Your message dated Sat, 03 May 2008 18:17:14 +0000
with message-id <[EMAIL PROTECTED]>
and subject line Bug#475729: fixed in p3scan 2:2.3.2-4
has caused the Debian Bug report #475729,
regarding p3scan crash when using 'scanner = /usr/bin/clamdscan --no-summary -i'
to be marked as done.
This means that you claim that the problem has been dealt with.
If this is not the case it is now your responsibility to reopen the
Bug report if necessary, and/or fix the problem forthwith.

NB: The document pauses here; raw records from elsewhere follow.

class TransformerLayerFn(Function):

    @staticmethod
    def forward(ctx, x, ln1_w, ln1_b, qkv_w, qkv_b, rel_pos, proj_w, proj_b, ln2_w, ln2_b, fc1_w, fc1_b, fc2_w,
                fc2_b, s1, s2, dp_c, meta):
        x = _c(x)
        T = x.dtype
        B, C = x.shape[0], x.shape[-1]
        rps = (x.numel() // C) // B
        ctx.pids = tuple(map(id, (ln1_w, ln1_b, qkv_w, qkv_b, proj_w, proj_b, ln2_w, ln2_b, fc1_w, fc1_b, fc2_w, fc2_b)))
        ctx.meta, ctx.rps, ctx.dp_c = meta, rps, float(dp_c)
        kind = _layer_kind(x, rel_pos, meta)
        if kind and (qkv_w.shape[0] != 3 * C or proj_w.shape[1] != C or meta.n_head * meta.dim_head != C or qkv_b is None or
                     proj_b is None or fc1_b is None or fc2_b is None):
            kind = 0
        pl = None
        if kind:
            pl = _layer_plan(kind, meta, B, x.numel() // C, C, fc1_w.shape[0], T, any(ctx.needs_input_grad),
                             s1 is not None or s2 is not None, rps, float(dp_c))
            if not pl.ok:
                kind = 0
        ctx.kind = kind
        if kind:
            return TransformerLayerFn._forward_one_call(ctx, kind, pl, x, ln1_w, ln1_b, qkv_w, qkv_b, rel_pos, proj_w, proj_b,
                                                        ln2_w, ln2_b, fc1_w, fc1_b, fc2_w, fc2_b, s1, s2, meta)
        ln1, mean1, rstd1 = ops.layernorm_fwd(x, ln1_w.detach(), ln1_b.detach(), meta.eps)
        wq, wo, w1, w2 = ctx.wp = (wcast(qkv_w, T), wcast(proj_w, T), wcast(fc1_w, T), wcast(fc2_w, T))
        qkv = ops.gemm(ln1, wq[0], 0, bias=qkv_b.detach())
        ctx.route = _route(rel_pos, meta)
        o, lse, bias = _attn_forward(qkv, rel_pos, meta, ctx.route)
        x1 = ops.gemm(o, wo[0], 0, bias=proj_b.detach(), resid=x, rowscale=s1, rows_per_scale=rps)
        ln2, mean2, rstd2 = ops.layernorm_fwd(x1, ln2_w.detach(), ln2_b.detach(), meta.eps)
        h, z = _act_gemm(ctx, ln2, w1[0], fc1_b.detach(), ACT_SILU)
        y = ops.gemm(h, w2[0], 0, bias=fc2_b.detach(), resid=x1, rowscale=s2, rows_per_scale=rps)
        ctx.save_for_backward(x, ln1_w, qkv_w, proj_w, ln2_w, fc1_w, fc2_w, mean1, rstd1, ln1, qkv, o, lse, x1,
                              mean2, rstd2, ln2, z, h, bias, s1, s2, rel_pos)
        return y

    @staticmethod
    def _forward_one_call(ctx, kind, pl, x, ln1_w, ln1_b, qkv_w, qkv_b, rel_pos, proj_w, proj_b, ln2_w, ln2_b, fc1_w, fc1_b,
                          fc2_w, fc2_b, s1, s2, meta):
        T = x.dtype
        B, C = x.shape[0], x.shape[-1]
        M, ff = x.numel() // C, fc1_w.shape[0]
        _check_layer_inputs(x, T, ln1_w, ln1_b, qkv_b, proj_b, ln2_w, ln2_b, fc1_b, fc2_b, s1, s2)
        want_z = any(ctx.needs_input_grad)
        wq, wo, w1, w2 = ctx.wp = (wcast(qkv_w, T), wcast(proj_w, T), wcast(fc1_w, T), wcast(fc2_w, T))
        buf = torch.empty(pl.f_bytes, dtype=torch.uint8, device=x.device)
        y = torch.empty_like(x)
        base, fo = buf.data_ptr(), pl.f_off
        d = _copy_desc(pl.fwd)
        d.rows_per_scale = ctx.rps
        d.x, d.y = x.data_ptr(), y.data_ptr()
        d.ln1_w, d.ln1_b, d.ln2_w, d.ln2_b = ln1_w.data_ptr(), ln1_b.data_ptr(), ln2_w.data_ptr(), ln2_b.data_ptr()
        d.wq, d.wo, d.w1, d.w2 = wq[0].data_ptr(), wo[0].data_ptr(), w1[0].data_ptr(), w2[0].data_ptr()
        d.bq, d.bo, d.b1, d.b2 = qkv_b.data_ptr(), proj_b.data_ptr(), fc1_b.data_ptr(), fc2_b.data_ptr()
        if kind == _lib.ATTN_WINDOW:
            d.rel_pos, d.pos, d.region = rel_pos.data_ptr(), meta.pos.data_ptr(), _dp(meta.region)
        d.s1, d.s2 = _dp(s1), _dp(s2)
        ctx.perms = _layer_perms(kind, T, C, ff, s1, s2, meta.dim_head, meta.L, M // B)
        if ctx.perms is not None and any(w[1] is None for w in (wq, wo, w1, w2)):
            ctx.perms = None
        if ctx.perms is not None:
            (p1, d.Bk1), (p2, d.Bk2) = ctx.perms
            d.perm1, d.perm2 = p1.data_ptr(), p2.data_ptr()
        d.ln1, d.qkv, d.o, d.x1, d.ln2, d.h = (base + fo["ln1"], base + fo["qkv"], base + fo["o"], base + fo["x1"],
                                               base + fo["ln2"], base + fo["h"])
        d.z = base + fo["z"] if want_z else None
        d.mean1, d.rstd1, d.mean2, d.rstd2, d.lse = (base + fo["mean1"], base + fo["rstd1"], base + fo["mean2"],
                                                     base + fo["rstd2"], base + fo["lse"])
        _lib.check(_lib.load().vtx_layer_fwd(ctypes.byref(d), ops._stream()), "vtx_layer_fwd")
        ctx.save_for_backward(x, buf, ln1_w, qkv_w, proj_w, ln2_w, fc1_w, fc2_w, s1, s2, rel_pos, fc1_b)
        ctx.plan = pl
        return y

    @staticmethod
    def _backward_one_call(ctx, dy):
        x, buf, ln1_w, qkv_w, proj_w, ln2_w, fc1_w, fc2_w, s1, s2, rel_pos, fc1_b = ctx.saved_tensors
        pl, m, kind = ctx.plan, ctx.meta, ctx.kind
        if pl.f_off["z"] is None:
            raise VtxError("vtx: this layer's forward ran without a graph (no pre-activation was kept)")
        dy = _c(dy)
        dev = x.device
        C = x.shape[-1]
        ff = fc1_w.shape[0]
        wq, wo, w1, w2 = ctx.wp
        scratch = torch.empty(pl.b_bytes, dtype=torch.uint8, device=dev)
        dx = torch.empty_like(x)
        f32 = dict(dtype=torch.float32, device=dev)
        shared = _shared_grads if rel_pos is None else None
        acc = None
        if shared is not None:
            first = [shared.get(pid) for pid in ctx.pids]
            if all(a is not None for a in first) and pl.slices >= 2:
                acc = first
        outs = None
        if acc is None:
            sinks = [grad_sink(p) for p in (qkv_w, proj_w, fc1_w, fc2_w)] if _grad_sink_providers else (None,) * 4
            dWq, dWo, dW1, dW2 = [sk if sk is not None else torch.empty(p.shape, **f32)
                                  for sk, p in zip(sinks, (qkv_w, proj_w, fc1_w, fc2_w))]
            nrel = pl.ntab * m.n_head
            small = torch.empty(9 * C + ff + nrel, **f32).split((C, C, 3 * C, C, C, C, ff, C) + ((nrel,) if nrel else ()))
            dg1, dbe1, dbq, dbo, dg2, dbe2, db1, db2 = small[:8]
            drel = small[8].view(pl.ntab, m.n_head) if nrel else None
            outs = (dg1, dbe1, dWq, dbq, dWo, dbo, dg2, dbe2, dW1, db1, dW2, db2)
            gp = [t.data_ptr() for t in outs]
        else:
            gp, drel = acc, None
        base, fo, sb, bo = buf.data_ptr(), pl.f_off, scratch.data_ptr(), pl.b_off
        d = _copy_desc(pl.bwd)
        d.rows_per_scale, d.scale_const, d.accumulate = ctx.rps, ctx.dp_c, int(acc is not None)
        d.dy, d.x, d.dx = dy.data_ptr(), x.data_ptr(), dx.data_ptr()
        (d.ln1, d.qkv, d.o, d.x1, d.ln2, d.z, d.h) = (base + fo["ln1"], base + fo["qkv"], base + fo["o"], base + fo["x1"],
                                                      base + fo["ln2"], base + fo["z"], base + fo["h"])
        d.mean1, d.rstd1, d.mean2, d.rstd2, d.lse = (base + fo["mean1"], base + fo["rstd1"], base + fo["mean2"],
                                                     base + fo["rstd2"], base + fo["lse"])
        d.ln1_w, d.ln2_w = ln1_w.data_ptr(), ln2_w.data_ptr()
        d.b1 = fc1_b.data_ptr()
        d.wq, d.wo, d.w1, d.w2 = (wq[0].data_ptr(), wo[0].data_ptr(), w1[0].data_ptr(), w2[0].data_ptr())
        d.wqt, d.wot, d.w1t, d.w2t = _dp(wq[1]), _dp(wo[1]), _dp(w1[1]), _dp(w2[1])
        if kind == _lib.ATTN_WINDOW:
            inv_cells, inv_count = ops._pos_inverse(m.pos, m.ntab)
            d.rel_pos, d.pos, d.region = rel_pos.data_ptr(), m.pos.data_ptr(), _dp(m.region)
            d.inv_cells, d.inv_count = inv_cells.data_ptr(), inv_count
            d.drel = drel.data_ptr()
        d.s1, d.s2 = _dp(s1), _dp(s2)
        if ctx.perms is not None:
            (p1, d.Bk1), (p2, d.Bk2) = ctx.perms
            d.perm1, d.perm2 = p1.data_ptr(), p2.data_ptr()
        d.dz, d.dln2, d.dx1, d.dout, d.dqkv, d.dln1 = (sb + bo["dz"], sb + bo["dln2"], sb + bo["dx1"], sb + bo["dout"],
                                                       sb + bo["dqkv"], sb + bo["dln1"])
        d.ln1_ws, d.ln2_ws, d.wgrad_ws = sb + bo["ln1_ws"], sb + bo["ln2_ws"], sb + bo["wgrad_ws"]
        d.attn_ws = sb + bo["attn_ws"] if bo["attn_ws"] is not None else None
        (d.dg1, d.dbe1, d.dWq, d.dbq, d.dWo, d.dbo, d.dg2, d.dbe2, d.dW1, d.db1, d.dW2, d.db2) = gp
        side = None
        if _deferred and not ops.timing():
            st = _side_states.get(dev)
            if st is None:
                st = _side_states[dev] = _SideState(dev)
            side = st.stream.cuda_stream
            st.keep.append((scratch, buf, dy, x, s1, s2, ctx.wp, ctx.perms))
            st.pending = True
        _lib.check(_lib.load().vtx_layer_bwd(ctypes.byref(d), ops._stream(), side), "vtx_layer_bwd")
        if acc is not None:
            return (dx,) + (None,) * 17
        if shared is not None and not any(pid in shared for pid in ctx.pids):
            for pid, a in zip(ctx.pids, gp):
                shared[pid] = a
        return (dx, dg1, dbe1, dWq, dbq, drel, dWo, dbo, dg2, dbe2, dW1, db1, dW2, db2, None, None, None, None)

    @staticmethod
    def backward(ctx, dy):
        if ctx.kind:
            return TransformerLayerFn._backward_one_call(ctx, dy)
        (x, ln1_w, qkv_w, proj_w, ln2_w, fc1_w, fc2_w, mean1, rstd1, ln1, qkv, o, lse, x1, mean2, rstd2, ln2, z, h,
         bias, s1, s2, rel_pos) = ctx.saved_tensors
        m, rps, dp_c = ctx.meta, ctx.rps, ctx.dp_c
        wq, wo, w1, w2 = ctx.wp
        T = x.dtype
        dy = _c(dy)
        B = x.shape[0]
        dz = dgrad(dy, w2, T, act=ACT_DSILU, aux_in=z, rowscale=s2, rows_per_scale=rps)
        dln2 = dgrad(dz, w1, T)
        if _DEFER_REDUCE:
            dx1, part2 = ops.layernorm_bwd(dln2, x1, mean2, rstd2, ln2_w.detach(), dres=dy, defer=True)
        else:
            dx1, dg2, dbe2 = ops.layernorm_bwd(dln2, x1, mean2, rstd2, ln2_w.detach(), dres=dy)
        do = dgrad(dx1, wo, T, rowscale=s1, rows_per_scale=rps)
        dqkv, drel = _attn_backward(qkv, o, do, lse, bias, m, ctx.route, rel_pos, defer=_DEFER_REDUCE)
        dln1 = dgrad(dqkv, wq, T)
        if _DEFER_REDUCE:
            dx, part1 = ops.layernorm_bwd(dln1, x, mean1, rstd1, ln1_w.detach(), dres=dx1, defer=True)
            parts = [part2, part1] + ([drel] if isinstance(drel, ops.Partials) else [])
        else:
            dx, dg1, dbe1 = ops.layernorm_bwd(dln1, x, mean1, rstd1, ln1_w.detach(), dres=dx1)
            parts = None
        jobs = [(dy, h, True, s2), (dz, ln2, True, None), (dx1, o, True, s1), (dqkv, ln1, True, None)]
        shared = _shared_grads if (parts is not None and len(parts) == 2 and rel_pos is None) else None
        if shared is not None:
            first = [shared.get(pid) for pid in ctx.pids]
            if all(a is not None for a in first) and ops.wgrad_group_ok(jobs, rps, dp_c) and ops.wgrad_group_slices(jobs) >= 2:
                g1, b1, wq, bq, wo, bo, g2, b2, w1, bb1, w2, bb2 = first
                layer_wgrads(jobs, rps, dp_c, colparts=parts, accumulate=((w2, w1, wo, wq), (bb2, bb1, bo, bq), [(g2, b2), (g1, b1)]))
                return (dx,) + (None,) * 17
        res = layer_wgrads(jobs, rps, dp_c, params=(fc2_w, fc1_w, proj_w, qkv_w), colparts=parts)
        if parts is not None:
            res, red = res
            (dg2, dbe2), (dg1, dbe1) = red[0], red[1]
            if isinstance(drel, ops.Partials):
                drel = red[2][0].view(m.ntab, m.n_head)
        (dW2, db2), (dW1, db1), (dWo, dbo), (dWq, dbq) = res
        if shared is not None and not any(pid in shared for pid in ctx.pids):
            for pid, t in zip(ctx.pids, (dg1, dbe1, dWq, dbq, dWo, dbo, dg2, dbe2, dW1, db1, dW2, db2)):
                shared[pid] = t.data_ptr()
        return (dx, dg1, dbe1, dWq, dbq, drel, dWo, dbo, dg2, dbe2, dW1, db1, dW2, db2, None, None, None, None)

(NB: If you are a system administrator and have no idea what this
message is talking about, this may indicate a serious mail system
misconfiguration somewhere. Please contact [EMAIL PROTECTED]
immediately.)
--
475729: http://bugs.debian.org/cgi-bin/bugreport.cgi?bug=475729
Debian Bug Tracking System
Contact [EMAIL PROTECTED] with problems
--- Begin Message ---
Package: p3scan
Version: 2:2.3.2-1
Severity: important
When p3scan is configured with 'scannertype = basic' and 'scanner =
/usr/bin/clamdscan --no-summary
-i' pop3 transactions (downloading and scanning of email) are not able to
complete and p3scan crashes
with the following errors (taken from syslog):
Apr 10 06:54:27 <host> p3scan[20293]: WARNING: Your scanner returned neither 0,
a viruscode, nor a
good viruscode, but 2
Apr 10 06:54:27 <host> p3scan[20293]: ERR: We can't say if it is a virus! So we
have to give the
client the mail! You should check your configuration/system
Apr 10 06:54:27 <host> p3scan[20293]: ERR: Scanner returned unexpected error
code. You should check
your configuration/system.
Apr 10 06:54:27 <host> p3scan[20293]: ERR: Exiting now...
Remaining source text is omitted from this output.